Examine the records and identify each line that includes the string "have". Copy those lines.
[Start of section]
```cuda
template <int THREADS, int CTAS>
__global__ void __launch_bounds__(THREADS, CTAS)
k_gn_loop(const __grid_constant__ GnArgs A) {
  constexpr int WARPS = THREADS / 32;
  extern __shared__ __align__(16) double s_dyn[];
  double* s_stage_all = s_dyn;
  double(*s_red)[64] = reinterpret_cast<double(*)[64]>(s_dyn);
  double(*s_peer)[kAcc] = reinterpret_cast<double(*)[kAcc]>(s_dyn + WARPS * 64);
  static_assert(WARPS * 64 + kMaxPeers * kAcc <= WARPS * kStageTile, "scratch must fit in the staging tiles");
  __shared__ double s_tot[kAcc];
  __shared__ double s_b[6];
  __shared__ double s_X[12], s_Xp[12];
  __shared__ int s_qn, s_rn;
  __shared__ int s_count[WARPS];
  GnState* st = A.st;
  const unsigned L = unsigned(A.L);
  const unsigned total = unsigned(A.model.K) * L;
  const bool multi = A.peers.world > 1;
  const unsigned lane = threadIdx.x & 31;
  const unsigned warp = threadIdx.x >> 5;
  double* stage = s_stage_all + warp * kStageTile;
  constexpr unsigned kPieces = 4;
  unsigned p_lo[kPieces], p_n[kPieces];
  unsigned n_b = 0;
#pragma unroll
  const unsigned G = gridDim.x;
  const unsigned light = (G >= 8u) ? 3u : 0u;
  const uint64_t W8 = 8ull * G - light;
  for (unsigned p = 0; p < kPieces; ++p) {
    const unsigned s = (p & 1u) ? (G - 1u - blockIdx.x) : blockIdx.x;
    auto cum8 = [&](unsigned pos) -> uint64_t {
      if (p & 1u) return (pos >= G) ? W8 : 8ull * pos;
      return pos ? 8ull * pos - light : 0ull;
    };
    const uint64_t p0 = (uint64_t(L) * p) / kPieces, p1 = (uint64_t(L) * (p + 1)) / kPieces;
    const unsigned lo = unsigned(p0 + ((p1 - p0) * cum8(s)) / W8);
    const unsigned hi = unsigned(p0 + ((p1 - p0) * cum8(s + 1u)) / W8);
    p_lo[p] = lo;
    p_n[p] = hi - lo;
    n_b += p_n[p];
  }
  const unsigned t_total = unsigned(A.model.K) * n_b;
  (void) total;
  auto item_of = [&](unsigned t0, unsigned& k, unsigned& q) {
    k = t0 / n_b;
    q = t0 - k * n_b + lane;
    while (q >= n_b) {
      q -= n_b;
      ++k;
    }
    const unsigned j = q;
    q = p_lo[kPieces - 1] + (j - (n_b - p_n[kPieces - 1]));
    unsigned acc = 0;
#pragma unroll
    for (unsigned p = 0; p + 1 < kPieces; ++p) {
      if (j >= acc && j < acc + p_n[p]) q = p_lo[p] + (j - acc);
      acc += p_n[p];
    }
  };
  unsigned* s_map = A.map_in_smem ? reinterpret_cast<unsigned*>(s_dyn + WARPS * kStageTile) : nullptr;
  if (s_map) {
    for (unsigned t0 = warp * 32; t0 < t_total; t0 += THREADS) {
      unsigned k, q;
      item_of(t0, k, q);
      s_map[t0 + lane] = (k << 26) | q;
    }
    __syncwarp();
  }

  for (int i = (blockIdx.x * THREADS + threadIdx.x) * 16; i < A.zero_bytes; i += gridDim.x * THREADS * 16)
    *reinterpret_cast<uint4*>(A.zero_next + i) = make_uint4(0, 0, 0, 0);
  if (blockIdx.x == 0 && threadIdx.x < MADICP_MAX_ITERS) {
    st->walked[A.walk_buf ^ 1][threadIdx.x] = 0;
    st->walk_recs[A.walk_buf ^ 1][threadIdx.x] = 0;
  }
  int* const memo_leaf = A.memo_leaf + size_t(blockIdx.x) * A.item_stride;
  float* const memo_margin = A.memo_margin + size_t(blockIdx.x) * A.item_stride;
  unsigned* const memo_ckpt = A.memo_ckpt + size_t(blockIdx.x) * A.item_stride;
  float* const memo_ckpt_up = A.memo_ckpt_up + size_t(blockIdx.x) * A.item_stride;
  auto item_at = [&](unsigned t0, unsigned& k, unsigned& q) {
    if (s_map) {
      const unsigned pk = s_map[t0 + lane];
      k = pk >> 26;
      q = pk & 0x3ffffffu;
    } else {
      item_of(t0, k, q);
    }
  };

  for (int it = 0; it < A.iters; ++it) {
    if (threadIdx.x < 12) {
      double x;
      if (it == 0) {
        x = A.X0[threadIdx.x];
      } else {
        const uint32_t ep = A.pose_epoch + uint32_t(it);
        uint32_t lo, hi, f0, f1;
        do {
          ll_load(&st->X_ll[threadIdx.x], lo, f0, hi, f1);
        } while (f0 != ep || f1 != ep);
        x = __hiloint2double(int(hi), int(lo));
      }
      s_Xp[threadIdx.x] = s_X[threadIdx.x];
      s_X[threadIdx.x] = x;
      if (it == 0 && blockIdx.x == 0) st->X_trace[threadIdx.x] = x;
    }
    if (threadIdx.x == 32) s_qn = 0;
    if (threadIdx.x == 33) s_rn = 0;
    __syncthreads();
    const bool last_round = (it == A.iters - 1);
    double c0 = 0.0, c1 = 0.0;
    long long t_begin = 0;
    if (A.dbg && threadIdx.x == 0) t_begin = clock64();
    const size_t dbg_plane = size_t(MADICP_MAX_ITERS) * gridDim.x, dbg_at = size_t(it) * gridDim.x + blockIdx.x;
    if (A.dbg_cta && threadIdx.x == 0) A.dbg_cta[dbg_plane + dbg_at] = global_ns();

    int n_walked = 0, n_recs = 0;
    for (unsigned t0 = warp * 32; t0 < t_total; t0 += THREADS) {
      unsigned k, q;
      item_at(t0, k, q);
      double v[kStage];
#pragma unroll
      for (int i = 0; i < kStage; ++i) v[i] = 0.0;
      const unsigned t = t0 + lane;
      if (t < t_total) {
        const Moving4 m = load_moving(A.moving + q);
        double mx, my, mz;
        iso_apply(s_X, m.px, m.py, m.pz, mx, my, mz);
        int leaf = -1;
        Rec f;
        double ww = 0.0;
        unsigned start = 0;
        float prefix = __int_as_float(0x7f800000);
        double moved = 0.0;
        if (it > 0 && A.memo_mode) {
          const float have = memo_margin[t];
          const int last = memo_leaf[t];
          unsigned ck = 0;
          float ck_up = 0.0f;
          if (A.memo_mode == 2) {
            ck = memo_ckpt[t];
            ck_up = memo_ckpt_up[t];
          }
          f = load_rec(A.model.recs + last);
          ww = __ldg(A.model.ww + last);
          double bx, by, bz;
          iso_apply(s_Xp, m.px, m.py, m.pz, bx, by, bz);
          const double dx = mx - bx, dy = my - by, dz = mz - bz;
          moved = 1.0001 * sqrt(dx * dx + dy * dy + dz * dz) + 1e-9 + 1e-12 * (fabs(mx) + fabs(my) + fabs(mz));
          const double left = double(have) - moved;
          if (left > 0.0) {
            memo_margin[t] = __double2float_rd(left);
            leaf = last;
          } else if (ck != 0) {
            const double ck_left = __dsub_rd(__dadd_rd(double(have), double(ck_up)), moved);
            if (ck_left > 0.0) {
              start = ck;
              prefix = __double2float_rd(ck_left);
            }
          }
        }
        if (leaf < 0) {
          double ww_walk;
          const float tau = ckpt_tau(it, moved, m.ball);
          float margin = prefix, ck_margin = 0.0f;
          unsigned ckpt = start;
          leaf = A.memo_mode ? descend_t<true>(A.model, int(k), mx, my, mz, ww_walk, margin, ckpt, ck_margin, tau, n_recs)
                             : descend_t<false>(A.model, int(k), mx, my, mz, ww_walk, margin, ckpt, ck_margin, tau, n_recs);
          if (A.memo_mode) {
            memo_leaf[t] = leaf;
            memo_margin[t] = margin;
          }
          if (A.memo_mode == 2) {
            memo_ckpt[t] = ckpt;
            memo_ckpt_up[t] = __fsub_rd(ck_margin, margin);
          }
          ++n_walked;
          ww = __ldg(A.model.ww + leaf);
          f = load_rec(A.model.recs + leaf);
        }
        if (linearize_one(s_X, A.P.rho_ker_sqrt, m, mx, my, mz, f, ww, v) && it >= A.clear_from) {
          if (multi) {
            for (int r = 0; r < A.peers.world; ++r) A.peer_matched[r][q] = 1;
          } else {
            A.matched[q] = 1;
          }
        }
      }
      warp_accumulate(stage, v, c0, c1);
    }
    n_walked = __reduce_add_sync(0xffffffffu, n_walked);
    n_recs = __reduce_add_sync(0xffffffffu, n_recs);
    if (lane == 0 && n_walked) {
      atomicAdd(&s_qn, n_walked);
      atomicAdd(&s_rn, n_recs);
    }
    if (A.dbg && threadIdx.x == 0 && blockIdx.x == 0) A.dbg[it * 8 + 0] = clock64() - t_begin;
    if (A.dbg_cta) {
      __syncthreads();
      if (threadIdx.x == 0) {
        A.dbg_cta[dbg_at] = clock64() - t_begin;
        A.dbg_cta[2 * dbg_plane + dbg_at] = global_ns();
      }
      if (threadIdx.x == 0 && blockIdx.x == 0) A.dbg[it * 8 + 5] = s_qn;
    }
    __syncthreads();
    if (threadIdx.x == 0 && s_qn) {
      atomicAdd(&st->walked[A.walk_buf][it], s_qn);
      atomicAdd(&st->walk_recs[A.walk_buf][it], (unsigned long long) s_rn);
    }
    const uint32_t ep_round = A.pose_epoch + uint32_t(it);
    block_reduce_publish<WARPS>(c0, c1, s_red, A.tiles + size_t(blockIdx.x) * kAcc, ep_round,
                                 it >= A.clear_from, multi);
    if (A.dbg_cta && threadIdx.x == 0) A.dbg_cta[3 * dbg_plane + dbg_at] = global_ns();
    if (blockIdx.x == 0) {
      long long t0 = 0, t1 = 0, t2 = 0;
      if (A.dbg && threadIdx.x == 0) t0 = clock64();
      fold_tiles<THREADS>(A.tiles, gridDim.x, ep_round, s_red, s_tot,
                          (A.dbg_cta && gridDim.x >= 16) ? A.dbg_cta + 4 * dbg_plane + size_t(it) * gridDim.x : nullptr);
      if (A.dbg && threadIdx.x == 0) {
        t1 = clock64();
        A.dbg[it * 8 + 1] = t1 - t_begin;
        A.dbg[it * 8 + 2] = t1 - t0;
        A.dbg[it * 8 + 6] = global_ns();
      }
      if (multi) {
        if (last_round) __threadfence_system();
        peer_allreduce<THREADS>(A.peers, A.peers.epoch_base + uint32_t(it) + 1u, s_tot, s_peer, &st->error);
        if (last_round) __threadfence_system();
      }
      if (last_round) {
        __threadfence();
// ... 55 lines not shown
```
[End of section]
> ANSWER SPACE:
          const float have = memo_margin[t];
          const double left = double(have) - moved;
            const double ck_left = __dsub_rd(__dadd_rd(double(have), double(ck_up)), moved);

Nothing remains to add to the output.